§ **TASK INSTRUCTIONS**
Read the entries below and pull out each line with the string "pixels".

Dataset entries
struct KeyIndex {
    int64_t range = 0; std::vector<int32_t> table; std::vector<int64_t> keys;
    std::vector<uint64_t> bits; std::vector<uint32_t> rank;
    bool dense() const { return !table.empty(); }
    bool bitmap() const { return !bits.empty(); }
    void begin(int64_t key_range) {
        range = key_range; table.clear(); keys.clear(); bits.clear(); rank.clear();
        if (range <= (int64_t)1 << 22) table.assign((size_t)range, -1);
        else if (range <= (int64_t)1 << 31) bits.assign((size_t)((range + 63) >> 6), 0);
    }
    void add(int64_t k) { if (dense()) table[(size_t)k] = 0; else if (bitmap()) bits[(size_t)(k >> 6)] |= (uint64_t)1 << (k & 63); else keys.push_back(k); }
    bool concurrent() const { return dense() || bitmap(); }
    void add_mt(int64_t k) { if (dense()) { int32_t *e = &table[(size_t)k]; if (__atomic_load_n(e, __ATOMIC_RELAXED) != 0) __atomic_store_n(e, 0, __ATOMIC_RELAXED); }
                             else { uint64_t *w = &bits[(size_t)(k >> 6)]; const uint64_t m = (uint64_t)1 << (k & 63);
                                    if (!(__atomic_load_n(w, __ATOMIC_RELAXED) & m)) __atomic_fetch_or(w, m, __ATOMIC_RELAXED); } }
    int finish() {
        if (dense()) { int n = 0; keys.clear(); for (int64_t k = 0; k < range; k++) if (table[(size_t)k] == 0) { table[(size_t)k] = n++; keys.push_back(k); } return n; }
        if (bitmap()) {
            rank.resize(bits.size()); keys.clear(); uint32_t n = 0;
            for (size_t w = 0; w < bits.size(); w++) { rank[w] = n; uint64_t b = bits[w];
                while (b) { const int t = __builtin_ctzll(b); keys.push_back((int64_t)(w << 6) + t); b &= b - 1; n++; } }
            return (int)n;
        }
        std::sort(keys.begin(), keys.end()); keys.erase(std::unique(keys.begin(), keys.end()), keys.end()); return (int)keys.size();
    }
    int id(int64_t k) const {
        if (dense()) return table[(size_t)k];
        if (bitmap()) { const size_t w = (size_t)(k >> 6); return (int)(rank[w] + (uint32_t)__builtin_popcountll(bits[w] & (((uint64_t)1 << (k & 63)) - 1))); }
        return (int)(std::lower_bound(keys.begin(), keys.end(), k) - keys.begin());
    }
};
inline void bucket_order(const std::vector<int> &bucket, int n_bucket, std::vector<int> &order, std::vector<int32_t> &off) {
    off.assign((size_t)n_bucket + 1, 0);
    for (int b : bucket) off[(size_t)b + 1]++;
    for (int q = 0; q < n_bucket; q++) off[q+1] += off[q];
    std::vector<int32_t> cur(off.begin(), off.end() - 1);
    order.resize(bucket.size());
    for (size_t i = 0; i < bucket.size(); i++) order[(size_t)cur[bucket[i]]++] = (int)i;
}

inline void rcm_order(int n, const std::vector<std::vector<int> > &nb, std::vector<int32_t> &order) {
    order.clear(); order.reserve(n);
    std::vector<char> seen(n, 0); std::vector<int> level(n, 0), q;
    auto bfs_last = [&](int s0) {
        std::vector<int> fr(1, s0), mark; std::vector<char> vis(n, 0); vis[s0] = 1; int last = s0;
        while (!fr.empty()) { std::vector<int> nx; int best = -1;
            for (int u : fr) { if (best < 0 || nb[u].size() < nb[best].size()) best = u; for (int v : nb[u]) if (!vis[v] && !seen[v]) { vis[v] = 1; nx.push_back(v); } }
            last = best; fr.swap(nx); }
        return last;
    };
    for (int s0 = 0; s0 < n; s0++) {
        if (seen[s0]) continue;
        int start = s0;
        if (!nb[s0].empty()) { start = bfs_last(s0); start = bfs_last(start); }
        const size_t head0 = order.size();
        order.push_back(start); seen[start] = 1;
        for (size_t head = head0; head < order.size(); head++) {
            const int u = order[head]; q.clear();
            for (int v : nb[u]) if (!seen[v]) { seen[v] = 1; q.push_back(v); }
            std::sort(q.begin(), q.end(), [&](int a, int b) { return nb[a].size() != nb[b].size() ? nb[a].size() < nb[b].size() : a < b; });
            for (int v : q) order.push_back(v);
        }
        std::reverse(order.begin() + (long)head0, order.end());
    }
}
--
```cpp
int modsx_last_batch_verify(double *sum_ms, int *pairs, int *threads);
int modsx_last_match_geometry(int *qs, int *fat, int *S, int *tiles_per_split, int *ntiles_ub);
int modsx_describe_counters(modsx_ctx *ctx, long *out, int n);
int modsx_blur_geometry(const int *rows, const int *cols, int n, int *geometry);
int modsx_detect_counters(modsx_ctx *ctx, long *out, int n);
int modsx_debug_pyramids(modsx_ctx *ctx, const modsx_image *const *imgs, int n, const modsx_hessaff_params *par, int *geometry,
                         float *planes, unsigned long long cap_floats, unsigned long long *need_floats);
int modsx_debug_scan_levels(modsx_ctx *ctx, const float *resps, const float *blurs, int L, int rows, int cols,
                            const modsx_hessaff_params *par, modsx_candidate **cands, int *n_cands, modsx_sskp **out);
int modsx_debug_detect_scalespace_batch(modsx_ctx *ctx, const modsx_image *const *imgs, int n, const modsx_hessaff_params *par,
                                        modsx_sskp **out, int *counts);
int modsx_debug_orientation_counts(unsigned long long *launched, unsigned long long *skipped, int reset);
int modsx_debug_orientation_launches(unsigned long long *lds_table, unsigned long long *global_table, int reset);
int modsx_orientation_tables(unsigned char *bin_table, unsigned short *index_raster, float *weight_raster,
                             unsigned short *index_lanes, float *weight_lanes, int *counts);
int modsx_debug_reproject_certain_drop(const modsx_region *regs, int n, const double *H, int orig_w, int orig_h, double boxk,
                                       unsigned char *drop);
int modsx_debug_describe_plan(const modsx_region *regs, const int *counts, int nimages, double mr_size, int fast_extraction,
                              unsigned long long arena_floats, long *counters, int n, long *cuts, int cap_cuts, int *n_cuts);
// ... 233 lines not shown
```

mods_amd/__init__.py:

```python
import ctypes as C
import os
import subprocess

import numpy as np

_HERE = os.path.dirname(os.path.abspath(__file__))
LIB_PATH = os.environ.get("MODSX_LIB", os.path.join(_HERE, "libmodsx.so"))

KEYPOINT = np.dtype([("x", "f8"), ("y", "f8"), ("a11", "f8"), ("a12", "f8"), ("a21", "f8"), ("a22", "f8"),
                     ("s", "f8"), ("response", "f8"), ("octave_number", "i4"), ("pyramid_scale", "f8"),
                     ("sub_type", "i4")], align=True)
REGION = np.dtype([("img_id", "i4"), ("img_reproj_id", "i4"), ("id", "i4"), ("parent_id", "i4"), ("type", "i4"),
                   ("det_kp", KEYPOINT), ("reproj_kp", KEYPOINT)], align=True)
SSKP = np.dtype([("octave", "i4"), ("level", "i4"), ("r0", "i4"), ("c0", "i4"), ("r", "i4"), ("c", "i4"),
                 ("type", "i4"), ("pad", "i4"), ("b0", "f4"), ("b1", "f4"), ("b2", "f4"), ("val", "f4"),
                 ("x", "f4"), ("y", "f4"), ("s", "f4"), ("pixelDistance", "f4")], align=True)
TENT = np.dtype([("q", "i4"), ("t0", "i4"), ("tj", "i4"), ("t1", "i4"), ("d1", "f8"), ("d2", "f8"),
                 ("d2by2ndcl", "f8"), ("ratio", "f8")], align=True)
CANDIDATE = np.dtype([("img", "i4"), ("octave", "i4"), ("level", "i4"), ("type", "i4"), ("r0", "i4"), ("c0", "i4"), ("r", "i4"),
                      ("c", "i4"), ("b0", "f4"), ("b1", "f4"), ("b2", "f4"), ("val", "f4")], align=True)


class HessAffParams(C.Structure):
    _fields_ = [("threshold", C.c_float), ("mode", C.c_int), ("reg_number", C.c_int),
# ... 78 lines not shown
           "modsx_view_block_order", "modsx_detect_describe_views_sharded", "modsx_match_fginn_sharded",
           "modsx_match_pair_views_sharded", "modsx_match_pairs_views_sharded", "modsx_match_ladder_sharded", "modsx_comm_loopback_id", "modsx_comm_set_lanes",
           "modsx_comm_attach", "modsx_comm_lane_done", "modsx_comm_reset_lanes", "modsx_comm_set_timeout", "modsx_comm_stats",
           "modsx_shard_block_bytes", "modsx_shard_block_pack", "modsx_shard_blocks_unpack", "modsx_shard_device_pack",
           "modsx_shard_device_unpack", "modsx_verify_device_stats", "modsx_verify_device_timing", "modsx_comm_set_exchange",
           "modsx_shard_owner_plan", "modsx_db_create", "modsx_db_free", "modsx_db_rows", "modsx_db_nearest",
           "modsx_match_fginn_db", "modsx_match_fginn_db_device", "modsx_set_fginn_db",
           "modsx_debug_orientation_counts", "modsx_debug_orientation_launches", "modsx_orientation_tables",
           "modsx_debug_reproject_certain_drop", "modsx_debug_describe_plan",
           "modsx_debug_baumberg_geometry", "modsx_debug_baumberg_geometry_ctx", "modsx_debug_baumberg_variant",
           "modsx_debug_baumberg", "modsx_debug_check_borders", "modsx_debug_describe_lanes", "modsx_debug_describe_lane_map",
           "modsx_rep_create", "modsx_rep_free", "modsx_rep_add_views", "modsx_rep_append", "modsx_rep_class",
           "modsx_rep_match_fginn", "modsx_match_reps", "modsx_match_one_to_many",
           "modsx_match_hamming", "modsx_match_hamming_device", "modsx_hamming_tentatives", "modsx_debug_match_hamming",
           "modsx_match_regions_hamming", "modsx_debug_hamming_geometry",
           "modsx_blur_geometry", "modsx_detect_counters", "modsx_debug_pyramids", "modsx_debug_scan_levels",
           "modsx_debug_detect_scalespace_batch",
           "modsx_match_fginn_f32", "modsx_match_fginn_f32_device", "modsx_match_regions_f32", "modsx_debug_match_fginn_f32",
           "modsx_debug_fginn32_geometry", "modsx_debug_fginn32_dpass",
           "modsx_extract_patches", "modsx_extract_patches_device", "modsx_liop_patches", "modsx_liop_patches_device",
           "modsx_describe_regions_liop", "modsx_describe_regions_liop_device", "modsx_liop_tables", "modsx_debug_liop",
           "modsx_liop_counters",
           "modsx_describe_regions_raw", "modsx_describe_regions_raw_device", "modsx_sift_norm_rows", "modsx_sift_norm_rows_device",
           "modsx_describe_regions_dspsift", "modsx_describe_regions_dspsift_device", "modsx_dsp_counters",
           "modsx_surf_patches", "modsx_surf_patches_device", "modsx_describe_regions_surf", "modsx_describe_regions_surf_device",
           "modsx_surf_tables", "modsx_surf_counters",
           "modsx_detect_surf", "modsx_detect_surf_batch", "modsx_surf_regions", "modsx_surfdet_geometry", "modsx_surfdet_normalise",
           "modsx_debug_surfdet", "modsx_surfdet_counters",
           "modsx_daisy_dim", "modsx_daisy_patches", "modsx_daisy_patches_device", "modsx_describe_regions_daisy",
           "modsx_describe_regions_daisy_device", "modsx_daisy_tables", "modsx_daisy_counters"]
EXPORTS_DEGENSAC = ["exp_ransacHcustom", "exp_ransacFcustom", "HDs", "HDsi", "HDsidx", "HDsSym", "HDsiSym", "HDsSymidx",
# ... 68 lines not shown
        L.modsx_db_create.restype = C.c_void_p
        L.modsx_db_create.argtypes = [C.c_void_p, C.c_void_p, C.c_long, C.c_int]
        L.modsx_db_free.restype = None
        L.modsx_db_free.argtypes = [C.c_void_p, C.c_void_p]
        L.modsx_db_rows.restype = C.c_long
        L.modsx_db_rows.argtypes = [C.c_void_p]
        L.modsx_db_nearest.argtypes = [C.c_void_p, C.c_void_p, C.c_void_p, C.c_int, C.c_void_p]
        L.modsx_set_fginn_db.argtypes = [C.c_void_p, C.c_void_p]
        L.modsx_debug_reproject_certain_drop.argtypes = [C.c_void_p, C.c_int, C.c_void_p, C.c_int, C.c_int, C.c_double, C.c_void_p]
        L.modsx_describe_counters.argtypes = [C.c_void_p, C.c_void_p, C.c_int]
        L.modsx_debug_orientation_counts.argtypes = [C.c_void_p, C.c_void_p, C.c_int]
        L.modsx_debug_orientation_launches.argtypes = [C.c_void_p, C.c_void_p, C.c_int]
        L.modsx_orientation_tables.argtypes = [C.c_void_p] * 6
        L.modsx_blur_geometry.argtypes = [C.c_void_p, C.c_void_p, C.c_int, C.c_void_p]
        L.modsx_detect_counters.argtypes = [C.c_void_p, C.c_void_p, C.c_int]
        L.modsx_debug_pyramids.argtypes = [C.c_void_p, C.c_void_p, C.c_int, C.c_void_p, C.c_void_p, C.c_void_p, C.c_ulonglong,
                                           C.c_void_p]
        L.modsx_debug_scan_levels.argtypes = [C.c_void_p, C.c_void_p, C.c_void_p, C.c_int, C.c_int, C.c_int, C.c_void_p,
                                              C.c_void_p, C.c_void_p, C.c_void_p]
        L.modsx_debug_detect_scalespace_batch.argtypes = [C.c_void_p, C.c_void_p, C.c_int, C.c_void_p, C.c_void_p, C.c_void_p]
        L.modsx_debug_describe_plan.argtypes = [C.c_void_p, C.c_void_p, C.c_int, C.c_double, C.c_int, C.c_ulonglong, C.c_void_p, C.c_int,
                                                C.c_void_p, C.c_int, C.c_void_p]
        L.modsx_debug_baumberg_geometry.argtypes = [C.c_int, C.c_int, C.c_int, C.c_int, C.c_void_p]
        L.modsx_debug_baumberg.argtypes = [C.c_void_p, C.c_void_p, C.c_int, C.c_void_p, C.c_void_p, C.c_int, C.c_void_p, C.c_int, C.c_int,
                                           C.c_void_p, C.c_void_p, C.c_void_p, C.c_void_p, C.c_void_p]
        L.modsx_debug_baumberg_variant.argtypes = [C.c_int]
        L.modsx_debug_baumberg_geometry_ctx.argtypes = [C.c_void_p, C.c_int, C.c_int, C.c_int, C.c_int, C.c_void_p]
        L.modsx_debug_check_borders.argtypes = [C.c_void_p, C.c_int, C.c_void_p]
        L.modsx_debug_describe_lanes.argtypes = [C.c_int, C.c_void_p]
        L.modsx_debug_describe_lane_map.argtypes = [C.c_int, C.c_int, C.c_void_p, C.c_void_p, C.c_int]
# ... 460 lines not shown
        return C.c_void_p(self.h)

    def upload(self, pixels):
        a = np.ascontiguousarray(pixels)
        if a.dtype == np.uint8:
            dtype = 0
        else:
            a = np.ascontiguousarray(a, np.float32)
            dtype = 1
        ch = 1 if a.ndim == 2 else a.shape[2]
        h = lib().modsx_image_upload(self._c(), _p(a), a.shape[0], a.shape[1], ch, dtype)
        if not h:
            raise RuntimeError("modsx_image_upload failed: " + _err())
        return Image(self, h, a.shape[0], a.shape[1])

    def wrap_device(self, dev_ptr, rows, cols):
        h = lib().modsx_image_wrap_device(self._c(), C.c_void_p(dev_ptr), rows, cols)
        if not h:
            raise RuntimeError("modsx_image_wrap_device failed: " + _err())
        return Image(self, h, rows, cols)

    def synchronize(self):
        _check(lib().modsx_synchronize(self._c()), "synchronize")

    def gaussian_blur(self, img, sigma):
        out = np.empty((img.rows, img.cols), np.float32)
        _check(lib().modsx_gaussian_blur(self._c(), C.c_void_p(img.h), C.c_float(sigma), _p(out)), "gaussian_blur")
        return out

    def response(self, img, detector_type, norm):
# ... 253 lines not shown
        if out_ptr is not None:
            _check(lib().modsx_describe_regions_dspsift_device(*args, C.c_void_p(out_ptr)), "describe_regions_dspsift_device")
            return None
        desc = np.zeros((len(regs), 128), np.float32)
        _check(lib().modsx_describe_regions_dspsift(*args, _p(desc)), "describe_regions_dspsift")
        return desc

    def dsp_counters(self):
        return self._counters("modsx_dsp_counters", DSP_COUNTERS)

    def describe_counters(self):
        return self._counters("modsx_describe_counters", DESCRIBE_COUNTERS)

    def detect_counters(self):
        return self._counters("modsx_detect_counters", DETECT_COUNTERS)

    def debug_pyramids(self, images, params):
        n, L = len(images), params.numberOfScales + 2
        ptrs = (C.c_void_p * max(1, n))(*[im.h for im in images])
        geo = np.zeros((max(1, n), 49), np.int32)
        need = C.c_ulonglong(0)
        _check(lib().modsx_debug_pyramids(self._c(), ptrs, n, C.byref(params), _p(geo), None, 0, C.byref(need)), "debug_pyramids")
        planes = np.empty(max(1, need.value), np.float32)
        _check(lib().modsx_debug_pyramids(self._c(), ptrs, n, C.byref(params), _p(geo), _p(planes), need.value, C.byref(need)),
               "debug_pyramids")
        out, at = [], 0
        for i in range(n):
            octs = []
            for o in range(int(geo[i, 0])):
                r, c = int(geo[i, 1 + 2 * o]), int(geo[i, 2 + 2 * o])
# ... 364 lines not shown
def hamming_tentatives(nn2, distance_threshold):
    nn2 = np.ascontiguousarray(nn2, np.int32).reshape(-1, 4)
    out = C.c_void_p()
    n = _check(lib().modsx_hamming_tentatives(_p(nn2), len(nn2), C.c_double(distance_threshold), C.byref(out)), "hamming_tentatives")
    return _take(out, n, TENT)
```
...
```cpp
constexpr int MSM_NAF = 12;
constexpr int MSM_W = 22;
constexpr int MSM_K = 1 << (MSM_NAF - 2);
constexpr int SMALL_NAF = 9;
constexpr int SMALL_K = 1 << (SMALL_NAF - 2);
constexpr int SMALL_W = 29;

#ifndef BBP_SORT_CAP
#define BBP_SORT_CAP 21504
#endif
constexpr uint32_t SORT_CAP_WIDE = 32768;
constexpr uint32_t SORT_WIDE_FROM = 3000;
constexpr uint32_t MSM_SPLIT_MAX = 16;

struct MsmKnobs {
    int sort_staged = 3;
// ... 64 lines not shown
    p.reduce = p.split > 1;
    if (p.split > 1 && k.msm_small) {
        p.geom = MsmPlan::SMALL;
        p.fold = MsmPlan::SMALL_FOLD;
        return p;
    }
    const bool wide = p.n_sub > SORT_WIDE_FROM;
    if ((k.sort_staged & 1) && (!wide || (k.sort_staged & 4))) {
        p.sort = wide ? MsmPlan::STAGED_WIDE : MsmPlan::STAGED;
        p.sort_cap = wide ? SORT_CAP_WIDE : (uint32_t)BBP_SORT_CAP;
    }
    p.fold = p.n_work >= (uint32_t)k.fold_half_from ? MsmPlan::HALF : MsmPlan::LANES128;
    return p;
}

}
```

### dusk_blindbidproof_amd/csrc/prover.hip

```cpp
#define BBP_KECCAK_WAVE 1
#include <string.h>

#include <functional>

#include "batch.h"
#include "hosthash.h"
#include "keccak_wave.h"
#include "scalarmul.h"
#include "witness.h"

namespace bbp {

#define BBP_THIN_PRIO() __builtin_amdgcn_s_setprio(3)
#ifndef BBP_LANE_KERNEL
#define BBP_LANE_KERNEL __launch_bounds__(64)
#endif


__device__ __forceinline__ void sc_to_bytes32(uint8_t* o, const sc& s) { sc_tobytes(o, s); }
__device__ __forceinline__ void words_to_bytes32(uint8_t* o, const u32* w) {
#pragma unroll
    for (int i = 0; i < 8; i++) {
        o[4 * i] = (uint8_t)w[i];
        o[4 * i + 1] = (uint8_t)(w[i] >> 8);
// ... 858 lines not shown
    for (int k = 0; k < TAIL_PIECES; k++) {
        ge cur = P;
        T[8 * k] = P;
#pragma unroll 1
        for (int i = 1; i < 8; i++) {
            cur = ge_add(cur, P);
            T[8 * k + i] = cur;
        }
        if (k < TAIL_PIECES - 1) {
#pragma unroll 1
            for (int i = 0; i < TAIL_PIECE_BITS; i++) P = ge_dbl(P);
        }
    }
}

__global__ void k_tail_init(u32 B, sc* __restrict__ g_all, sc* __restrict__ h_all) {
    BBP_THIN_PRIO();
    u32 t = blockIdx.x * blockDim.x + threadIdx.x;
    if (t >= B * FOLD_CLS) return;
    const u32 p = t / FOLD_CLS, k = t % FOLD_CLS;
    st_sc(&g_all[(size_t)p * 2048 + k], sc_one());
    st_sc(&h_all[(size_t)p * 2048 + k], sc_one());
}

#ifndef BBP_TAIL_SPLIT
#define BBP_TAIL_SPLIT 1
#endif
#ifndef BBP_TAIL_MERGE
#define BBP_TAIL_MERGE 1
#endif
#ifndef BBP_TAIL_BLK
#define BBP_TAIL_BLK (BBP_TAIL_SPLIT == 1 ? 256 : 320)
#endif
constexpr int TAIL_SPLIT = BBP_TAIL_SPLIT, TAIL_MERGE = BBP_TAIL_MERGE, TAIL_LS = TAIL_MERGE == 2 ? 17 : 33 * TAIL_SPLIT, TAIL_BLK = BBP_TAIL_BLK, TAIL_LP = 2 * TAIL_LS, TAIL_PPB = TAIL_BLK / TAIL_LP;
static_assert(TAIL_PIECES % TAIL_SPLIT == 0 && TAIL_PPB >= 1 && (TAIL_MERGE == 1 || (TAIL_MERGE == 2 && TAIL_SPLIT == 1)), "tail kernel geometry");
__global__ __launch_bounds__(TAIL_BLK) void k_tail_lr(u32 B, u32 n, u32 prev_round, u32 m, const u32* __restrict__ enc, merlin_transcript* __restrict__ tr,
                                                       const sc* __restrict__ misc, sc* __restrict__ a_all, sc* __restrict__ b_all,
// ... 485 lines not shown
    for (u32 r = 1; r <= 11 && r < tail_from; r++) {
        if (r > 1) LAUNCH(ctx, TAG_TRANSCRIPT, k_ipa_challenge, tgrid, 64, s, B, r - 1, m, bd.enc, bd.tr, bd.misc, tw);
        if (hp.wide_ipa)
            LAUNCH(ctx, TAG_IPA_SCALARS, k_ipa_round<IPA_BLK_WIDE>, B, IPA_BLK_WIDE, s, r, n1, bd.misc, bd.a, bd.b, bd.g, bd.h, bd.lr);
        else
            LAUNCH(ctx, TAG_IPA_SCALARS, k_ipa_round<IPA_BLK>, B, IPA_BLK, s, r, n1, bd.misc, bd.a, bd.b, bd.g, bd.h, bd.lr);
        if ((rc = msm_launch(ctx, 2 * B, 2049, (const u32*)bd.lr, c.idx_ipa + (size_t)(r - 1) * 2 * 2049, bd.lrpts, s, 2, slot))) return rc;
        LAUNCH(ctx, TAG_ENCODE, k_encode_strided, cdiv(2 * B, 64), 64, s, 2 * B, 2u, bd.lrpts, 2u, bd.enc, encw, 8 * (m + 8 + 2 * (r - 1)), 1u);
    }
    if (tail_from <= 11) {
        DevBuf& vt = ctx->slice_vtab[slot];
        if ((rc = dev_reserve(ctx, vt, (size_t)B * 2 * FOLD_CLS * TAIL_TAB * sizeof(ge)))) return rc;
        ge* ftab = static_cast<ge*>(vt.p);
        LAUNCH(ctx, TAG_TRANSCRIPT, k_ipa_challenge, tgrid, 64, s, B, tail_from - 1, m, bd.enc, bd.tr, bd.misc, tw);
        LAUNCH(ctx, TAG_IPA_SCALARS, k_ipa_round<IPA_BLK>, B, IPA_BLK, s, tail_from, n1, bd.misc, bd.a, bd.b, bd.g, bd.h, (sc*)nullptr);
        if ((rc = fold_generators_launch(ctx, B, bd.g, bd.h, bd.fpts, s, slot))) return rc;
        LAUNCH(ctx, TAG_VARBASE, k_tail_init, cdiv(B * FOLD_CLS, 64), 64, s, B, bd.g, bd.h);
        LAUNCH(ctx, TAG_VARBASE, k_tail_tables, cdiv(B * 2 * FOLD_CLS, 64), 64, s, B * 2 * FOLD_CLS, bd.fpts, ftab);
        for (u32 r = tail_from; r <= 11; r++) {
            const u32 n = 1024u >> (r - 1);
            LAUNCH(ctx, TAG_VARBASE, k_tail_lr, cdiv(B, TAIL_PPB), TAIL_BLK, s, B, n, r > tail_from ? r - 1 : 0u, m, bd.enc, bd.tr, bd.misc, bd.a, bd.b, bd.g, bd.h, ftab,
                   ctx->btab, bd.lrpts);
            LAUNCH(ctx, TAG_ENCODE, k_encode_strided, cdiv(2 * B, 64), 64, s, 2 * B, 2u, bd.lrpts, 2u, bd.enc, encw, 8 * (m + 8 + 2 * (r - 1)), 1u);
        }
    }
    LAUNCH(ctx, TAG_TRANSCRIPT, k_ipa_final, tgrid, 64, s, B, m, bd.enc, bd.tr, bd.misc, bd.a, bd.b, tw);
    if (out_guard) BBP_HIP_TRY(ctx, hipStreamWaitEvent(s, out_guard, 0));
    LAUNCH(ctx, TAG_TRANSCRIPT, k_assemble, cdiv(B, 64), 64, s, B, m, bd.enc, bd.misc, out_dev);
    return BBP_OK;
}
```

§ **THE ANSWER**
    def upload(self, pixels):
        a = np.ascontiguousarray(pixels)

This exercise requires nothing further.